ENTRIES SUPPLIED Start Marker
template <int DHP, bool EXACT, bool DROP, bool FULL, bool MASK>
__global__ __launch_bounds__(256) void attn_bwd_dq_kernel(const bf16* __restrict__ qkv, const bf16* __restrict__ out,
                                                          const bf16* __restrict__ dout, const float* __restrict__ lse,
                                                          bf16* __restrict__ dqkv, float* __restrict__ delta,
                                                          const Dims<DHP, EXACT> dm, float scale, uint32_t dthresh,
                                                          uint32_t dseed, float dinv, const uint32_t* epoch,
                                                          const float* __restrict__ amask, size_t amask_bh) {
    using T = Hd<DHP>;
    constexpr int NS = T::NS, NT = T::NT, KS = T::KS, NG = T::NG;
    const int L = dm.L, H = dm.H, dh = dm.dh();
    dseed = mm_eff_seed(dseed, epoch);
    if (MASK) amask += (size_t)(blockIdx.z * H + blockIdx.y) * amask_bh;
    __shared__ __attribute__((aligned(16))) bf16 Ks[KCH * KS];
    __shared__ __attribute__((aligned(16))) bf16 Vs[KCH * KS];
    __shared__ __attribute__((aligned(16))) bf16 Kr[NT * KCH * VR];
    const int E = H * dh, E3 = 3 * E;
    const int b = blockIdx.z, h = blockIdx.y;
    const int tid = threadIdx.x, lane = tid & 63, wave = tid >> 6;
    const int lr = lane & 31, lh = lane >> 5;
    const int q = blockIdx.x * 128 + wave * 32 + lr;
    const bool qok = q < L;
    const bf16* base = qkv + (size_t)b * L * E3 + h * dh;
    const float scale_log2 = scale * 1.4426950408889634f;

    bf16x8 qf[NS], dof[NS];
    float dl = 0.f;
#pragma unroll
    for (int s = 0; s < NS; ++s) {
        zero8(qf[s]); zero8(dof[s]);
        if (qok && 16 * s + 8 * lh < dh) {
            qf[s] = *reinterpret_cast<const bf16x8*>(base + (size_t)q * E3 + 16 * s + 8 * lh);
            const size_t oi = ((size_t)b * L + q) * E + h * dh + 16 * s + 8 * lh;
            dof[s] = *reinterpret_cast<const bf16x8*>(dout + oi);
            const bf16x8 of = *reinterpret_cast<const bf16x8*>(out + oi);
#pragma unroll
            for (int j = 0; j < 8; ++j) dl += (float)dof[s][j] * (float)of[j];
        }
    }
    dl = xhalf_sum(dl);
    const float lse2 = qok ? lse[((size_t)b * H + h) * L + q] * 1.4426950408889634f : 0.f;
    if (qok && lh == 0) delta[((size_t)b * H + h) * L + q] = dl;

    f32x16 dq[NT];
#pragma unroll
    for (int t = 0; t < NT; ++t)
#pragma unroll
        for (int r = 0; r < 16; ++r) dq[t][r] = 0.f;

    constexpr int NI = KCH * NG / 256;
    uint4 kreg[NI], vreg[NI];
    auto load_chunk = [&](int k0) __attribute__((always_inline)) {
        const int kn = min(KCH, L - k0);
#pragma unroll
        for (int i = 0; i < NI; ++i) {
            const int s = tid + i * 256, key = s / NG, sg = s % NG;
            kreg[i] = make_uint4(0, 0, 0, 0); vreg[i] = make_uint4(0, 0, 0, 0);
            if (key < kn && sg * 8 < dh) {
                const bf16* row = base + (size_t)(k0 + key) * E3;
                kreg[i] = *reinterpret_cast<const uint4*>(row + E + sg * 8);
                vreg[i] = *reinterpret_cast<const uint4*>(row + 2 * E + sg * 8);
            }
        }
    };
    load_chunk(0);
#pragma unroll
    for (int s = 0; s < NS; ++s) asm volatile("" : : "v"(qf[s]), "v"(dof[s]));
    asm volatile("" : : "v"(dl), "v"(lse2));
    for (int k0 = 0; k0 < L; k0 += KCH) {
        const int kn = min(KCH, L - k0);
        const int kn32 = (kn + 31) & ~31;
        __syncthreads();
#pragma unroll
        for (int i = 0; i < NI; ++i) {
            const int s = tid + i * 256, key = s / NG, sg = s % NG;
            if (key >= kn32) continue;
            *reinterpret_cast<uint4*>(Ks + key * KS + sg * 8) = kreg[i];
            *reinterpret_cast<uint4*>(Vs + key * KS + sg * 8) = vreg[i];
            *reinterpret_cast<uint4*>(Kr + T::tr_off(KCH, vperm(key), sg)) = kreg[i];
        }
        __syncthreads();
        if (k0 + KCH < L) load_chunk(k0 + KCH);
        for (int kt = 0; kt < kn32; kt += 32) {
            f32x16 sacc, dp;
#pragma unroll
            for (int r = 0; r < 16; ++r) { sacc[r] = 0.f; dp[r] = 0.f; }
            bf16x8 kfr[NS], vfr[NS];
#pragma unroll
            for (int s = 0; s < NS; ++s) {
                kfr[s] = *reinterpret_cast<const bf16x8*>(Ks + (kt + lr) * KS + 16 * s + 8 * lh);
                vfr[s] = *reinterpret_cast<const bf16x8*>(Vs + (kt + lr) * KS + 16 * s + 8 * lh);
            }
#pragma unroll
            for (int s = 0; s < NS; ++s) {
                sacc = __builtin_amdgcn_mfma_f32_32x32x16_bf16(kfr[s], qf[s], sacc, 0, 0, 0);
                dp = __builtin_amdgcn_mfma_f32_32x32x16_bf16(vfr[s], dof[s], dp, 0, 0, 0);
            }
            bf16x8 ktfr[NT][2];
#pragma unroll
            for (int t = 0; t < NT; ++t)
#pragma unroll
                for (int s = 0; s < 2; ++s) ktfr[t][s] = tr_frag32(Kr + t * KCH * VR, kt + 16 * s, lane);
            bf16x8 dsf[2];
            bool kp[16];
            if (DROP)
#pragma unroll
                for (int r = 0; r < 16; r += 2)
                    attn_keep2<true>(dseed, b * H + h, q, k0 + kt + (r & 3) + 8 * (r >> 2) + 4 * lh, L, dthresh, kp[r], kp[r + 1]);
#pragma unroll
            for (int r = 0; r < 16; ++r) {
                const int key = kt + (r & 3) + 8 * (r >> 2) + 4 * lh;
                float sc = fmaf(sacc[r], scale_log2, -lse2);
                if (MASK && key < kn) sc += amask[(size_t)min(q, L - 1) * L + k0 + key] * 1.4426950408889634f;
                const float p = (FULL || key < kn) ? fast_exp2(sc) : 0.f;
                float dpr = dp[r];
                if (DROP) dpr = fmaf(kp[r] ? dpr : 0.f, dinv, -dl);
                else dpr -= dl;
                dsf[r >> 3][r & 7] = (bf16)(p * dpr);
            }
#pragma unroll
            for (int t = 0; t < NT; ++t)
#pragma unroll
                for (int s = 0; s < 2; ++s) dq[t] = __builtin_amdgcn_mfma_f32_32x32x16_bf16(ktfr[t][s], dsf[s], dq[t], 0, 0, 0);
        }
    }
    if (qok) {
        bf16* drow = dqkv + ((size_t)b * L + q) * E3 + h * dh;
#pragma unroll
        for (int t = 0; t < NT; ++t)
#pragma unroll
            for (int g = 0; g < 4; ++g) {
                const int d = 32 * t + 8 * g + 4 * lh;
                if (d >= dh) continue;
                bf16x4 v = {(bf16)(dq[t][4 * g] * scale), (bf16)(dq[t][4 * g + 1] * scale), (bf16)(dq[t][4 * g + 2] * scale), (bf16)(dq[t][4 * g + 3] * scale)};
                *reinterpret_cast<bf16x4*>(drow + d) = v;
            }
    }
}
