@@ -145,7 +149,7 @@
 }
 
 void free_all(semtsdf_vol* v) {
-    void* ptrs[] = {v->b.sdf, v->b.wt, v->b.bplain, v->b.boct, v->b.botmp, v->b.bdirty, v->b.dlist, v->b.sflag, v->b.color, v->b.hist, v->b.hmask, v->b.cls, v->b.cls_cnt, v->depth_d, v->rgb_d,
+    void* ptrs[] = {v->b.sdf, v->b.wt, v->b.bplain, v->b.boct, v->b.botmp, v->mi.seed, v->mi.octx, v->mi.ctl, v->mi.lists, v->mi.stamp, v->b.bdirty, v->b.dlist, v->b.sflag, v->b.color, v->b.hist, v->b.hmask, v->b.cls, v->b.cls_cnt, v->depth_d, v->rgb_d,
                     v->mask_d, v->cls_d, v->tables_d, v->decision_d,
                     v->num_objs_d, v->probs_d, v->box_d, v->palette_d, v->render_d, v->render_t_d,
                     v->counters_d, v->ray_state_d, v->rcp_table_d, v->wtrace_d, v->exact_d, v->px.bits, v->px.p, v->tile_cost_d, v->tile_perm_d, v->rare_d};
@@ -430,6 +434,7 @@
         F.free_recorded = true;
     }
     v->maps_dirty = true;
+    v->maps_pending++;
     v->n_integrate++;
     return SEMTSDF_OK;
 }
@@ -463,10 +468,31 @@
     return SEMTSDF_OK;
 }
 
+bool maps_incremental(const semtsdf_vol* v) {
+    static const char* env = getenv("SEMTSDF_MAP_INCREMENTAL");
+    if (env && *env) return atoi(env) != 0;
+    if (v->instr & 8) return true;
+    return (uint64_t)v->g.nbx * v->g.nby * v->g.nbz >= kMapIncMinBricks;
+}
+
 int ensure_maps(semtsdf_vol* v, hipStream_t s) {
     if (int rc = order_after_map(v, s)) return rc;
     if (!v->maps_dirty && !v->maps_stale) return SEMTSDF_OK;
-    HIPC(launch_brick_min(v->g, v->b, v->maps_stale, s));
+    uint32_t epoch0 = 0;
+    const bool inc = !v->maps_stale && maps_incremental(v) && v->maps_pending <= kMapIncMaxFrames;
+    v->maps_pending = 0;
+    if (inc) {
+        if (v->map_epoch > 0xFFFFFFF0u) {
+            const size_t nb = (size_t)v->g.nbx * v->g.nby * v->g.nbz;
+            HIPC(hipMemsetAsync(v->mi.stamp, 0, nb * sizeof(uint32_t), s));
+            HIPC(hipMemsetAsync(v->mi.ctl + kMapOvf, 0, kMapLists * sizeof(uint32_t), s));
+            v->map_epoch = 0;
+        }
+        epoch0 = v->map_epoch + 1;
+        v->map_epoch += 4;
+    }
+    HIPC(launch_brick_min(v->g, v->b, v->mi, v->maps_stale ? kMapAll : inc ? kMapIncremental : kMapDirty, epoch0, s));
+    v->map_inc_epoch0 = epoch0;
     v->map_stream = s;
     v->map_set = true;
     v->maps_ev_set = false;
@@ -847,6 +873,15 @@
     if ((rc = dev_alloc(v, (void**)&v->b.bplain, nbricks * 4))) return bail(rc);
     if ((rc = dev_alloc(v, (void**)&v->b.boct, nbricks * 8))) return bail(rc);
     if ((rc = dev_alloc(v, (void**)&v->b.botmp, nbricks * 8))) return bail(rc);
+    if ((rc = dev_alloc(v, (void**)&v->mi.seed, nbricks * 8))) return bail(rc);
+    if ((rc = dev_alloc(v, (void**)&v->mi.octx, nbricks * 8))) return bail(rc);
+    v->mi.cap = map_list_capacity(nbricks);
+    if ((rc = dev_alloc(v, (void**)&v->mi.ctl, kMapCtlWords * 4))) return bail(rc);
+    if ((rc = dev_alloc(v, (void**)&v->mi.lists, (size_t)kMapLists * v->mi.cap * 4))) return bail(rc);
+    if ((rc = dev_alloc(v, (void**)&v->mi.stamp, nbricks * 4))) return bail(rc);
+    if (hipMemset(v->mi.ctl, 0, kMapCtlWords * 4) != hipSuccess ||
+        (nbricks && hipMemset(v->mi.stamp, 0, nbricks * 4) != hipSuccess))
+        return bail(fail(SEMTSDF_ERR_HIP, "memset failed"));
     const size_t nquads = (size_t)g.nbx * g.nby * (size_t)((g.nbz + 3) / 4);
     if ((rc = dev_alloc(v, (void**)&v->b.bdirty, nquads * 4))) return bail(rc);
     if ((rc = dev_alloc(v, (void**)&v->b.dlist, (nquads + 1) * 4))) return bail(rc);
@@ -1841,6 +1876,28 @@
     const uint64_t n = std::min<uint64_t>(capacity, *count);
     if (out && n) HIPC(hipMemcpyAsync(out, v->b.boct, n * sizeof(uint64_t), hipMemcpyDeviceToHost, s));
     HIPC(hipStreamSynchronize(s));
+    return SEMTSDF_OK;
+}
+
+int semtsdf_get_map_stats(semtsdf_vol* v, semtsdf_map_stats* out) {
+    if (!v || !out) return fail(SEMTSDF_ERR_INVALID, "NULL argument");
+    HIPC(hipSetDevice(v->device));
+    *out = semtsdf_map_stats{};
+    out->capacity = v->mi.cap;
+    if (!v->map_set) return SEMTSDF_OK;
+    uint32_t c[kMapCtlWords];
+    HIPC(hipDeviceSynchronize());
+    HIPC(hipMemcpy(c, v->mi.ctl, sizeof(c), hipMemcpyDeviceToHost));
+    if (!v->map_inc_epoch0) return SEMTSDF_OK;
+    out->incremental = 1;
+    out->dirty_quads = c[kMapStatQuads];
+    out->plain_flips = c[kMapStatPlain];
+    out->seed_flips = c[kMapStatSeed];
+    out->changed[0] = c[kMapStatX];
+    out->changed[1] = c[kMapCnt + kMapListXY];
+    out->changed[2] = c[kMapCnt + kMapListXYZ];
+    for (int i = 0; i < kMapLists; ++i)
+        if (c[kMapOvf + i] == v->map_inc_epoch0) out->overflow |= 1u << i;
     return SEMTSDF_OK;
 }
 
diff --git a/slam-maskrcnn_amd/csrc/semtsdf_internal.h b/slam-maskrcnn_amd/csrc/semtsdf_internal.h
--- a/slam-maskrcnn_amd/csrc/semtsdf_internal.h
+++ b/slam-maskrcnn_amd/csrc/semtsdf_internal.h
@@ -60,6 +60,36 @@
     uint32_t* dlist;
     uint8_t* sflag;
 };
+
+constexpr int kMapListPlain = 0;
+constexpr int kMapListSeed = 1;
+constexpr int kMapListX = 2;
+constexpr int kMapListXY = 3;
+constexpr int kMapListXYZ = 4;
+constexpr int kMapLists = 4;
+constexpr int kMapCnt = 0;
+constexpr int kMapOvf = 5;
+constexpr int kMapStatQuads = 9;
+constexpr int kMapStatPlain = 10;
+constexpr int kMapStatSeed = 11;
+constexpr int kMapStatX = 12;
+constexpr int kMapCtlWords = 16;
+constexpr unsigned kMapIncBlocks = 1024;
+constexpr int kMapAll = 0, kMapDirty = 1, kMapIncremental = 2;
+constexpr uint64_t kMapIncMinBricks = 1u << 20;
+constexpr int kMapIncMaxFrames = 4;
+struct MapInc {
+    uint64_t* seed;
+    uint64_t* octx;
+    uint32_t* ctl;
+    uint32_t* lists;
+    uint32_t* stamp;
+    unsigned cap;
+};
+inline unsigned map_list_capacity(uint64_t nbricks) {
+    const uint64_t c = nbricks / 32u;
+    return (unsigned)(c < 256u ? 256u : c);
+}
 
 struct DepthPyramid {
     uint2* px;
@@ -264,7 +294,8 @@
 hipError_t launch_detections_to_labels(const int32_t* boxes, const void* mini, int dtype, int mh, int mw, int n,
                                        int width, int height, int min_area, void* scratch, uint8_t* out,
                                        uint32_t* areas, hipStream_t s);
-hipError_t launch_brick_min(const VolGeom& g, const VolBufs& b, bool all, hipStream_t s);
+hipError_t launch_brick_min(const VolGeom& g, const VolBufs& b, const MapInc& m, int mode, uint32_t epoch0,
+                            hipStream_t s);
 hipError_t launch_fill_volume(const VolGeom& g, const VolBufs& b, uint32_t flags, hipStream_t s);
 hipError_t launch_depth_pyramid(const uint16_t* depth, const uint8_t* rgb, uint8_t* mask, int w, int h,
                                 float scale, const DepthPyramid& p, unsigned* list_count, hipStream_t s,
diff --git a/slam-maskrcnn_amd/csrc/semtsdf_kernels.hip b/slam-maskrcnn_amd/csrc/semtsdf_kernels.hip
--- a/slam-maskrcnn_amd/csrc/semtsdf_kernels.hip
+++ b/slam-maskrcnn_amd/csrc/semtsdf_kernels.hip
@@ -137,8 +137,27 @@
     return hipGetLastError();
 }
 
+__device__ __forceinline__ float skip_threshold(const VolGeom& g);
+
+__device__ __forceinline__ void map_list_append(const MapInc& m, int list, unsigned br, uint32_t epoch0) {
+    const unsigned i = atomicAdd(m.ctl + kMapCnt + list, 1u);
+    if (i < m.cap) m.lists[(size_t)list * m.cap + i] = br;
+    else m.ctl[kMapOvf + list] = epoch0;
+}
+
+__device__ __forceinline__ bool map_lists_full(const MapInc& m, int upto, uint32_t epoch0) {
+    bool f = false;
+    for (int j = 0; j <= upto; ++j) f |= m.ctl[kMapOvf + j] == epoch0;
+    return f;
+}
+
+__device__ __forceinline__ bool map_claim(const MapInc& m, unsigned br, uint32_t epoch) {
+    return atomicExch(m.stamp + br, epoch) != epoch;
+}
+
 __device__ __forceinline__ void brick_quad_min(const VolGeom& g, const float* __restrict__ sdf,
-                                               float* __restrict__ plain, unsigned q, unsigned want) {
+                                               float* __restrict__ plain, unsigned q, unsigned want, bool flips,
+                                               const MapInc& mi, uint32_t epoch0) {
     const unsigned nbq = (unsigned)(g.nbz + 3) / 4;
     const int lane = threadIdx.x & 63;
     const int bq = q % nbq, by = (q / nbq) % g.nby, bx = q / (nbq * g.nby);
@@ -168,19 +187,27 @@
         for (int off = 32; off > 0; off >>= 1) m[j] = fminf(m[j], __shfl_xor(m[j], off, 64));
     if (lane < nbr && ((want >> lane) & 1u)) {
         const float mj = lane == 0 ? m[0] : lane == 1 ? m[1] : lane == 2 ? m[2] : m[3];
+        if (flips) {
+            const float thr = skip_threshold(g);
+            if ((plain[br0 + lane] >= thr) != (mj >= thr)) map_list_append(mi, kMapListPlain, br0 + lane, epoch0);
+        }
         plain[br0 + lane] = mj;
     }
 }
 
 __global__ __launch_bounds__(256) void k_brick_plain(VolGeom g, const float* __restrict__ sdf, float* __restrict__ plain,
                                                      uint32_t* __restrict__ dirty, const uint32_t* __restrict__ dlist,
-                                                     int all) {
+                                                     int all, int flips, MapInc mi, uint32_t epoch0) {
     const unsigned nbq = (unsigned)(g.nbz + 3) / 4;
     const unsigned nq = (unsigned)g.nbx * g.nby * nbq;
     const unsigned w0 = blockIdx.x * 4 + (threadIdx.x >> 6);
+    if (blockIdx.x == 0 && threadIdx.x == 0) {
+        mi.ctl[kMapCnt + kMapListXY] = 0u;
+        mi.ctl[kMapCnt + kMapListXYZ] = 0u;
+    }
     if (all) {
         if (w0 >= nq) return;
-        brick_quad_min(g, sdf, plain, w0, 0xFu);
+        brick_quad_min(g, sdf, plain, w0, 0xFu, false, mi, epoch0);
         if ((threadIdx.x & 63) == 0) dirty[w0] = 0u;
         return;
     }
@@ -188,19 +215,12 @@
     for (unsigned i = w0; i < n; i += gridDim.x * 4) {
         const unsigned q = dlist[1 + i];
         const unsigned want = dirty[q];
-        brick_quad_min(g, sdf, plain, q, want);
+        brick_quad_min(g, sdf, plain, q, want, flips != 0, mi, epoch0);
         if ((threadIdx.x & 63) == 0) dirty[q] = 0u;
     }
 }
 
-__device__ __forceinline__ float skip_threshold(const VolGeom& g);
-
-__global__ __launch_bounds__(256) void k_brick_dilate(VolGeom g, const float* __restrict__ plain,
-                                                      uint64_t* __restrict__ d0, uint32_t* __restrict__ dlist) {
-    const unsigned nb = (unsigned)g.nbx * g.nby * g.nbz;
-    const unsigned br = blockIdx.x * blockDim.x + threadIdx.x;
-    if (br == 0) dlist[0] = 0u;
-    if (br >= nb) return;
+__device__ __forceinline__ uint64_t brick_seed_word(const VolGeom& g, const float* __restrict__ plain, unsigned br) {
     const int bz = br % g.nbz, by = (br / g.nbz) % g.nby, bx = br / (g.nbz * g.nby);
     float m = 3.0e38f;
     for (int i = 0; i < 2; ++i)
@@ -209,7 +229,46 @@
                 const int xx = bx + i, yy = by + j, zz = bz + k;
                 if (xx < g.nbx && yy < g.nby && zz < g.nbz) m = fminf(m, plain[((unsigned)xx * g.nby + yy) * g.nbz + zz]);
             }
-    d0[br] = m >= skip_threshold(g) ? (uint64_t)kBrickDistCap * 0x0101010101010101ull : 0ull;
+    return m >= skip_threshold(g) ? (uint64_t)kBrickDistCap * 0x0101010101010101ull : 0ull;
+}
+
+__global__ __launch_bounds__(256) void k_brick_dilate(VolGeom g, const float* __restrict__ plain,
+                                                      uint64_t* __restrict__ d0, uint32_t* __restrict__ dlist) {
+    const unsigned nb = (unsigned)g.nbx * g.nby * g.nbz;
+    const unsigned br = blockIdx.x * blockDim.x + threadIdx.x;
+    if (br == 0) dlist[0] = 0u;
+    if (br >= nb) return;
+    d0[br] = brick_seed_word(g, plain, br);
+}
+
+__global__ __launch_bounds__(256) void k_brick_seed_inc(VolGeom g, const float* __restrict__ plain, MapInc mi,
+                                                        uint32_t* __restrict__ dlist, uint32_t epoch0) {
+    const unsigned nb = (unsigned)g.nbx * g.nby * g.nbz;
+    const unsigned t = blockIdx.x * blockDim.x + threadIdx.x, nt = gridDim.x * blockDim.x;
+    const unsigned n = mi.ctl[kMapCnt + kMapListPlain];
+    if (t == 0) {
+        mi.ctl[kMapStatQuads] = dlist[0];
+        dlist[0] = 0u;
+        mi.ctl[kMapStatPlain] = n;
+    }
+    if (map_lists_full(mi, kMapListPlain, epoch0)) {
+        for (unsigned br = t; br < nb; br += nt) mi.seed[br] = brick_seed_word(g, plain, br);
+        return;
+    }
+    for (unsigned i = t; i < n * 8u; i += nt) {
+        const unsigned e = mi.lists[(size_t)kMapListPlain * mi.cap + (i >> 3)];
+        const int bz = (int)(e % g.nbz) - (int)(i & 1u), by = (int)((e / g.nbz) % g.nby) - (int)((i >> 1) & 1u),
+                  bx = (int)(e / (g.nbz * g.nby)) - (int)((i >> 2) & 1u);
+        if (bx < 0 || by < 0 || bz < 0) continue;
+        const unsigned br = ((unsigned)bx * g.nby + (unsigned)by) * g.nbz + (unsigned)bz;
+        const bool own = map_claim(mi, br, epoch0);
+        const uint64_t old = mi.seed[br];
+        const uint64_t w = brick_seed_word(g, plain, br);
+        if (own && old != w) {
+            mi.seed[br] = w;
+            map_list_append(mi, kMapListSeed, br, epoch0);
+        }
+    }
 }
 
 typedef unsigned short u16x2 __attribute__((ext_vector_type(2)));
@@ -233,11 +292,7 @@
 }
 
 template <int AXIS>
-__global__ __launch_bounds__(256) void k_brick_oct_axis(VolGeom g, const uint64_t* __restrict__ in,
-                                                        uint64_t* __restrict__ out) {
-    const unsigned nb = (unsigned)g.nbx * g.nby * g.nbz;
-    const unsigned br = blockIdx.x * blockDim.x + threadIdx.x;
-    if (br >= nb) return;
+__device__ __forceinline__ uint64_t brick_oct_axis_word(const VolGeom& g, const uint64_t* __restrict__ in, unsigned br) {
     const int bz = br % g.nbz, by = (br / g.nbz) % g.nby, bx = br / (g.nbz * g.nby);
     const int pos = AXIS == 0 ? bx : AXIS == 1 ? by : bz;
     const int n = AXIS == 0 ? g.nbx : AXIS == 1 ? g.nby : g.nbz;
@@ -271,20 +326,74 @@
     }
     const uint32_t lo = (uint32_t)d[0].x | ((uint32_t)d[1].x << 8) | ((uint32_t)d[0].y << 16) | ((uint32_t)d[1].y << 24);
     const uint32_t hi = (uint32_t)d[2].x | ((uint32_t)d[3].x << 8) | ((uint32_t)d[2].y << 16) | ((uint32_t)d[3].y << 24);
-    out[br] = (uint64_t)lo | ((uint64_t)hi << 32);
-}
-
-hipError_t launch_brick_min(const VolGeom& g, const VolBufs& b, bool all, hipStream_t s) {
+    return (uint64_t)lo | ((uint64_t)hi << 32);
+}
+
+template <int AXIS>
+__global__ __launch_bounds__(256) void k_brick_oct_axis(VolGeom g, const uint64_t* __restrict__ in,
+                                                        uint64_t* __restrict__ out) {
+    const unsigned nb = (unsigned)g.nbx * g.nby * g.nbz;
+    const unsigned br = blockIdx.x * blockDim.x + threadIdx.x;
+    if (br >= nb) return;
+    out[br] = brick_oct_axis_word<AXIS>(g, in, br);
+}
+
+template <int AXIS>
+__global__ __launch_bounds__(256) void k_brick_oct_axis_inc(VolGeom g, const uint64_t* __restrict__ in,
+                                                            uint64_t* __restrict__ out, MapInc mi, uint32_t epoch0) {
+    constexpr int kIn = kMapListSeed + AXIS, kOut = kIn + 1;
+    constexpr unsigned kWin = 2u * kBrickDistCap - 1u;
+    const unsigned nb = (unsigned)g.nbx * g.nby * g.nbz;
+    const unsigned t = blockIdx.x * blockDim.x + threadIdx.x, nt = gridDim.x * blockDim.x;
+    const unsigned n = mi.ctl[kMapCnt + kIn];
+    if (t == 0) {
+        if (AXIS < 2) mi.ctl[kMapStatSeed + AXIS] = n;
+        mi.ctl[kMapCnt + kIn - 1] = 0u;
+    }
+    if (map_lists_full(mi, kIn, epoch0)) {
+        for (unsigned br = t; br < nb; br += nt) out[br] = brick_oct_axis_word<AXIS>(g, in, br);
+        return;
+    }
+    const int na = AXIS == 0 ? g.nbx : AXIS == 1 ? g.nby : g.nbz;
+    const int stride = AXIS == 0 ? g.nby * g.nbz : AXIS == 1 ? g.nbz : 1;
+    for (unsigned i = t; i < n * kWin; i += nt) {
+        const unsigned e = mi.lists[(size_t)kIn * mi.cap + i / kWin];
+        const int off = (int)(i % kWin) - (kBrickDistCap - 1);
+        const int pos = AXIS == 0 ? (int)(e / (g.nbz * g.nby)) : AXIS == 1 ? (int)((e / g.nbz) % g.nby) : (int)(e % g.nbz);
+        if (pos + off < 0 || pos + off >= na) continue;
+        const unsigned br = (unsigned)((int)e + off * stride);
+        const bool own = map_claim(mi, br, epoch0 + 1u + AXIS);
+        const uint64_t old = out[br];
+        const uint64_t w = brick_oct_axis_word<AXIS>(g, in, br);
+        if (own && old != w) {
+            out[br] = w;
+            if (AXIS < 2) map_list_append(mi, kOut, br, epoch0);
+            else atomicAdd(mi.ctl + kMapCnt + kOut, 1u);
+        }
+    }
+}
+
ENTRIES SUPPLIED End Marker
YOUR OBJECTIVE - Give back exactly the lines of the listing above that run from the line with "float dl = 0.f;" to the line with "dof[s] = *reinterpret_cast<const", inclusive.

RESULT OF THE TASK -
    float dl = 0.f;
#pragma unroll
    for (int s = 0; s < NS; ++s) {
        zero8(qf[s]); zero8(dof[s]);
        if (qok && 16 * s + 8 * lh < dh) {
            qf[s] = *reinterpret_cast<const bf16x8*>(base + (size_t)q * E3 + 16 * s + 8 * lh);
            const size_t oi = ((size_t)b * L + q) * E + h * dh + 16 * s + 8 * lh;
            dof[s] = *reinterpret_cast<const bf16x8*>(dout + oi);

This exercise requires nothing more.